In the records that follow, find each line with the word "typename" and copy it.

[[ RECORDS PROVIDED, beginning ]]

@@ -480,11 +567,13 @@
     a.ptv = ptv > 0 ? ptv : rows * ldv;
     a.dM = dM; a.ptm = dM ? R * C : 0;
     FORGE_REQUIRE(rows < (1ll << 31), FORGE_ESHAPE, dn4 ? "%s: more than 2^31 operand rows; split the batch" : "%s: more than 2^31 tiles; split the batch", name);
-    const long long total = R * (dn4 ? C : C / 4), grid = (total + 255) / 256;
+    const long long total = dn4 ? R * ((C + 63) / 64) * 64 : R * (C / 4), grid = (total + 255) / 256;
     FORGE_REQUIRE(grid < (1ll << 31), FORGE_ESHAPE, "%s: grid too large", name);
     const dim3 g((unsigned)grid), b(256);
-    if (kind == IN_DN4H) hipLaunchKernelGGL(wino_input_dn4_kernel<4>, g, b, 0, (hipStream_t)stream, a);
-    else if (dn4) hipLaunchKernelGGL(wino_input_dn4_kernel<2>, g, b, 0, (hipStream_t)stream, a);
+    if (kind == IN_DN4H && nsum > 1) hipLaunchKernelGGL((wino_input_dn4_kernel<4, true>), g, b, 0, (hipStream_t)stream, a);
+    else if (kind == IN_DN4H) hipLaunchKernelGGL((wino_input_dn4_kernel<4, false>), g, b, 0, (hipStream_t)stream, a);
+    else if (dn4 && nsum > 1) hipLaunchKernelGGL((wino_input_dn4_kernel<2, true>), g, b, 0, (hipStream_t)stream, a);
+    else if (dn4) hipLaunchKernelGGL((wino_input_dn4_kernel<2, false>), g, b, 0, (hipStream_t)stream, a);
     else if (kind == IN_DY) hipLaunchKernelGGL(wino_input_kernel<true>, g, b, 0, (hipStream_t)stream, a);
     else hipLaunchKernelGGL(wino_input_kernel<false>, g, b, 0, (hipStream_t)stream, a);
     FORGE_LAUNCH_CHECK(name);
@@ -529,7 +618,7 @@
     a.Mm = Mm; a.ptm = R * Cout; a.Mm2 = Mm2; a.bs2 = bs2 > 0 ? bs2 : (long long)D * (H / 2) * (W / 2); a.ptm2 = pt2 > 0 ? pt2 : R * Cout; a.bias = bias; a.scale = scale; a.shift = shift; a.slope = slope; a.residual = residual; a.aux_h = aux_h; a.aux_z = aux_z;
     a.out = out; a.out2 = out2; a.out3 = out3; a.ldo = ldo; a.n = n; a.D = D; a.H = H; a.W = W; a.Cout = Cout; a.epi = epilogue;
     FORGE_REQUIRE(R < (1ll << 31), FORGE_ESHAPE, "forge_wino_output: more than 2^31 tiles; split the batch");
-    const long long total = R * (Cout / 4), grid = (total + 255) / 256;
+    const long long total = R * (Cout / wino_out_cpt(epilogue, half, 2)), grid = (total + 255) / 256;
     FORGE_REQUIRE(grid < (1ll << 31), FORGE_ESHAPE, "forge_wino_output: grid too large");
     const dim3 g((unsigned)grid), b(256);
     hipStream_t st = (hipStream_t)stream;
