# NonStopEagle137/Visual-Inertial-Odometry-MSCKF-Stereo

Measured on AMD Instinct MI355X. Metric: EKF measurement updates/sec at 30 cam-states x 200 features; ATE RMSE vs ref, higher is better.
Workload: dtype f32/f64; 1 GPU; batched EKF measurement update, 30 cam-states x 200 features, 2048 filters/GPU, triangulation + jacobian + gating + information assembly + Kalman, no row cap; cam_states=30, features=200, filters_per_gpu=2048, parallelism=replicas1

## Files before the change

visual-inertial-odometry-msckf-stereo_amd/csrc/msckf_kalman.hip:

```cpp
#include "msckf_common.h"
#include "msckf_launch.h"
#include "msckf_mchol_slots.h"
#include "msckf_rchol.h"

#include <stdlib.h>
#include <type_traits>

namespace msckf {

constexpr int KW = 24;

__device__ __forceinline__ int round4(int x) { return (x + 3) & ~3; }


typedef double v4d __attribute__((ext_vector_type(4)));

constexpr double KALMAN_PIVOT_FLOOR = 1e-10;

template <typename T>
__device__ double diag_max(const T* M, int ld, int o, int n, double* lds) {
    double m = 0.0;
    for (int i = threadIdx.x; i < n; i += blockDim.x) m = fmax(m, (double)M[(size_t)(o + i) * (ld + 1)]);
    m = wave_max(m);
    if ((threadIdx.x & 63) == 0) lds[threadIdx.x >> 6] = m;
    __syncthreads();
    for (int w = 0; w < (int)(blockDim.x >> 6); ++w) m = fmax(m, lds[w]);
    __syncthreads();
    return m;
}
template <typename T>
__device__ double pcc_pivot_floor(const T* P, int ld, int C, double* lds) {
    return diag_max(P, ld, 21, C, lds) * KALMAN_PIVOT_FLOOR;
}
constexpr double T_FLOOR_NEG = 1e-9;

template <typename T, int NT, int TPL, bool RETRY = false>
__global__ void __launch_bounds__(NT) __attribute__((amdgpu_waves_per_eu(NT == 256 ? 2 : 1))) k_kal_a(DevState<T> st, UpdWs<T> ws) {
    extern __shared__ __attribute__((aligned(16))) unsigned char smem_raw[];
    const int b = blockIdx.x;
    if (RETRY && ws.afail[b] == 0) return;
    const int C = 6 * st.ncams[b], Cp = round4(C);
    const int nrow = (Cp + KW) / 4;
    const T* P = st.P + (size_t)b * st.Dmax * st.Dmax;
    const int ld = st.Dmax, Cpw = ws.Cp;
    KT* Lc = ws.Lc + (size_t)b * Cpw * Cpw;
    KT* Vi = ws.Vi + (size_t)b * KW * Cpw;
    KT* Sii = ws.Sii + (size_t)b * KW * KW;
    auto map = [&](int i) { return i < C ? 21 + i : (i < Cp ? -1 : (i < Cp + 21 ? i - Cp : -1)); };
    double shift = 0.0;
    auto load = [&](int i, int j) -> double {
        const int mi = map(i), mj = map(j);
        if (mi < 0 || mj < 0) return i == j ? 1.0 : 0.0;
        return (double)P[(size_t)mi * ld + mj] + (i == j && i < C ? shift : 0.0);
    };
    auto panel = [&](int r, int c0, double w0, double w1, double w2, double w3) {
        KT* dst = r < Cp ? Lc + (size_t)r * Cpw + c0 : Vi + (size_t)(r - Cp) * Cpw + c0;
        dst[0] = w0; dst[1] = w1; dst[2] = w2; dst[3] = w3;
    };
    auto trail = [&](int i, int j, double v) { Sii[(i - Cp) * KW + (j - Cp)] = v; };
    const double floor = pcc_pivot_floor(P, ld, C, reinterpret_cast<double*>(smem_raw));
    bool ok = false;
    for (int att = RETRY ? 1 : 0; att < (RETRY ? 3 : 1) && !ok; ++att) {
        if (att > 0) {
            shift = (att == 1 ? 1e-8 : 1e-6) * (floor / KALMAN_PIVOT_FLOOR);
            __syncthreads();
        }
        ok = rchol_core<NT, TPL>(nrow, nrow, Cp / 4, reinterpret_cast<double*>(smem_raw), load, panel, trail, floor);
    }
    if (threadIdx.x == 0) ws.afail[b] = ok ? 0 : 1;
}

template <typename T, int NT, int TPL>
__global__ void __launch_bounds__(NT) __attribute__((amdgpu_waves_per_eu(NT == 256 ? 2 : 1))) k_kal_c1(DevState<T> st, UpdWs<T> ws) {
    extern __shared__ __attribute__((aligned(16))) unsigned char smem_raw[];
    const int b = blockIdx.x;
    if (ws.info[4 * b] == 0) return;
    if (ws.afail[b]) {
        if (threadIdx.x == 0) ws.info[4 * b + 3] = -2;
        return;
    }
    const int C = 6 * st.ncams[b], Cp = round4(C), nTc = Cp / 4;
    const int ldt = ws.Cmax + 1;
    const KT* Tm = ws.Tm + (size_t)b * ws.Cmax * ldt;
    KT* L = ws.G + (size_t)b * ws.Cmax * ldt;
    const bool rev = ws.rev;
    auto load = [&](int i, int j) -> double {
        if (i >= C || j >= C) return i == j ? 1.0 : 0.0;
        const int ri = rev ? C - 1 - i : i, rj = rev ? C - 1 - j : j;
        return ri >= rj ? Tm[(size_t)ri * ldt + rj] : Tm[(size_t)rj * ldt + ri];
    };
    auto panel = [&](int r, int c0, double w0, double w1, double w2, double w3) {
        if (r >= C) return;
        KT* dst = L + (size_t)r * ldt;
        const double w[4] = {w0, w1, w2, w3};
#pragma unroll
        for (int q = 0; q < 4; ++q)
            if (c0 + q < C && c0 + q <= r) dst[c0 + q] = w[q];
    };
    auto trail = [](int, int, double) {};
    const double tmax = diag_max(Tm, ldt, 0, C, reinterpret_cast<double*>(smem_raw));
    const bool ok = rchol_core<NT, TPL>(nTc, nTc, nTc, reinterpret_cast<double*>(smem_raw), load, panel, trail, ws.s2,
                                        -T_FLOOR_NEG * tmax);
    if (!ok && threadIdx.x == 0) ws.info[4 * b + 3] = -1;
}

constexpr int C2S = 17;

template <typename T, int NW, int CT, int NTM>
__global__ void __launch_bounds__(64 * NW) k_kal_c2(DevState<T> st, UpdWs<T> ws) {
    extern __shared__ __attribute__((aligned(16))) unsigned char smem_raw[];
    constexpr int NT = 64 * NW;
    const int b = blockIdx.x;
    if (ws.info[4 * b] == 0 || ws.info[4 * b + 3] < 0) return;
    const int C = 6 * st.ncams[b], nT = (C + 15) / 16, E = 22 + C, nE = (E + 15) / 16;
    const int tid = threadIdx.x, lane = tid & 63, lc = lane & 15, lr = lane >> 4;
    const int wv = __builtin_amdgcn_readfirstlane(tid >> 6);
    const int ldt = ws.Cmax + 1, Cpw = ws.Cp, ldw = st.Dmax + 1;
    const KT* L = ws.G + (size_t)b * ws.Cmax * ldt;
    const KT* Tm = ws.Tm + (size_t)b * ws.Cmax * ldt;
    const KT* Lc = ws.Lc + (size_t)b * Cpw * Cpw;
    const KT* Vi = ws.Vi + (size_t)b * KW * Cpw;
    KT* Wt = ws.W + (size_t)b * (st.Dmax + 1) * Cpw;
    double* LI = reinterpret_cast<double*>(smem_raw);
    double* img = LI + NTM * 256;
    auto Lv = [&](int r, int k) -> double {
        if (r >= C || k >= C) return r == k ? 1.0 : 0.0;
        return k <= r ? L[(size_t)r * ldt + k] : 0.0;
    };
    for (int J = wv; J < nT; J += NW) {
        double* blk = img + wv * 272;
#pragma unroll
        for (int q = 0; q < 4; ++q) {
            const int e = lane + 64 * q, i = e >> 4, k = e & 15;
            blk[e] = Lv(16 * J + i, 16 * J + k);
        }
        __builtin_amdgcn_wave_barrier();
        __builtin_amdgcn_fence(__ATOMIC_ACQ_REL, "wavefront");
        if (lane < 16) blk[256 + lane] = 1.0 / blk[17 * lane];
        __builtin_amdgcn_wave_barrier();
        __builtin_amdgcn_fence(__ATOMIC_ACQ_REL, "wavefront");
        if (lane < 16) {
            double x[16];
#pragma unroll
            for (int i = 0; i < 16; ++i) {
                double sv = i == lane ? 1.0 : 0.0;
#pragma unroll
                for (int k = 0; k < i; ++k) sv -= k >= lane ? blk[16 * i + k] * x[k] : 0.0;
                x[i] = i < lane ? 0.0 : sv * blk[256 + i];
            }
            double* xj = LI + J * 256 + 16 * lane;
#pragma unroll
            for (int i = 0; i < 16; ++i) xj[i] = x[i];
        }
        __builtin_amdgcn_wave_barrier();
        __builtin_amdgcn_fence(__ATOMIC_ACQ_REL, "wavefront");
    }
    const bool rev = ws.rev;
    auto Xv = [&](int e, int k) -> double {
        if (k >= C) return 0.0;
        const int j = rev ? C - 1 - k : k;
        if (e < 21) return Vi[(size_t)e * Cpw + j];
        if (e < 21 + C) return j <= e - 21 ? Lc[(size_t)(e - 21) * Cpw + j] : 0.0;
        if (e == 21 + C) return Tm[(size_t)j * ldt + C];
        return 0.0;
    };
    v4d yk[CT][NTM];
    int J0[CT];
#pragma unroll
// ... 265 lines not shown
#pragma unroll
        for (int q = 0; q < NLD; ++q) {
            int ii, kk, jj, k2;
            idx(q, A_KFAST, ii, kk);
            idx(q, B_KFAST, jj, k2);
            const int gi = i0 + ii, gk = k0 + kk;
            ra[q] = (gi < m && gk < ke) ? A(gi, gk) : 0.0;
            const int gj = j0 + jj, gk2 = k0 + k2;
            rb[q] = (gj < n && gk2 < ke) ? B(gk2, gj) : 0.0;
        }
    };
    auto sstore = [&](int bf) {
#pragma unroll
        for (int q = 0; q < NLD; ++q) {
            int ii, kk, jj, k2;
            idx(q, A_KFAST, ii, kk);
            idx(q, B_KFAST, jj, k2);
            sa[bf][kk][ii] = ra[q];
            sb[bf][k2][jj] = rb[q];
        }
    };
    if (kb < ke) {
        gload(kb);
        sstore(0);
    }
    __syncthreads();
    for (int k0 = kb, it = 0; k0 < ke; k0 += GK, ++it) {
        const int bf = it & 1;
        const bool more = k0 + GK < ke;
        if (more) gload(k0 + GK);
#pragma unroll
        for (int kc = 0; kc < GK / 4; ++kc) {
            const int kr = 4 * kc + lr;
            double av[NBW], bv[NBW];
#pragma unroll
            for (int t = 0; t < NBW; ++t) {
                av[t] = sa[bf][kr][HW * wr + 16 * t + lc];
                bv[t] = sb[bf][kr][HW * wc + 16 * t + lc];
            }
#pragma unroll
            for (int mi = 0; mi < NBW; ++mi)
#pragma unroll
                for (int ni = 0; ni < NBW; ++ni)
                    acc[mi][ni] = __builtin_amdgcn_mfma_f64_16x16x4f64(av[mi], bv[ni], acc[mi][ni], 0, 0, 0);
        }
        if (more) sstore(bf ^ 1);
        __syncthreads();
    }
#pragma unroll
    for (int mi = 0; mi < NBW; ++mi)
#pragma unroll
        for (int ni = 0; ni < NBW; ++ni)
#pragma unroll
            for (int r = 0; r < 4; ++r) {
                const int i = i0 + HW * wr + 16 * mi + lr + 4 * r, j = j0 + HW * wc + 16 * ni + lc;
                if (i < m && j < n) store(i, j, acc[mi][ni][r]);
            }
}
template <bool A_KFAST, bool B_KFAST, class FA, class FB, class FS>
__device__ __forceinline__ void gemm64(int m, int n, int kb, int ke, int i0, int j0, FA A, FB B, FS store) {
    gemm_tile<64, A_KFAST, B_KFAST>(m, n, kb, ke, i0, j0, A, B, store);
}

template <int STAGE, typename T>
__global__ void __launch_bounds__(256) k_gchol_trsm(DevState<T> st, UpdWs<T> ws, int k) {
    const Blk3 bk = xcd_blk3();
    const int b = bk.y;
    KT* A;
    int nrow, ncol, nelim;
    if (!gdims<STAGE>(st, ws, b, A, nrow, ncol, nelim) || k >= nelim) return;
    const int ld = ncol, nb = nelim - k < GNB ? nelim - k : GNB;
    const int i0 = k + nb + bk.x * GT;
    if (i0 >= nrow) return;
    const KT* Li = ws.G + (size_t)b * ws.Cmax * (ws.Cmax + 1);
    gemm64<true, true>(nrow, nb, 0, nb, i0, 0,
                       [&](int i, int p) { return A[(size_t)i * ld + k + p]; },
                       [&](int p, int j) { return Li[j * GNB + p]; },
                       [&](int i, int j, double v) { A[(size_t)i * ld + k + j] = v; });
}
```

[[ RECORDS PROVIDED, end ]]

=== SOLVED EXERCISE ===
template <typename T>
template <typename T>
template <typename T, int NT, int TPL, bool RETRY = false>
template <typename T, int NT, int TPL>
template <typename T, int NW, int CT, int NTM>
template <int STAGE, typename T>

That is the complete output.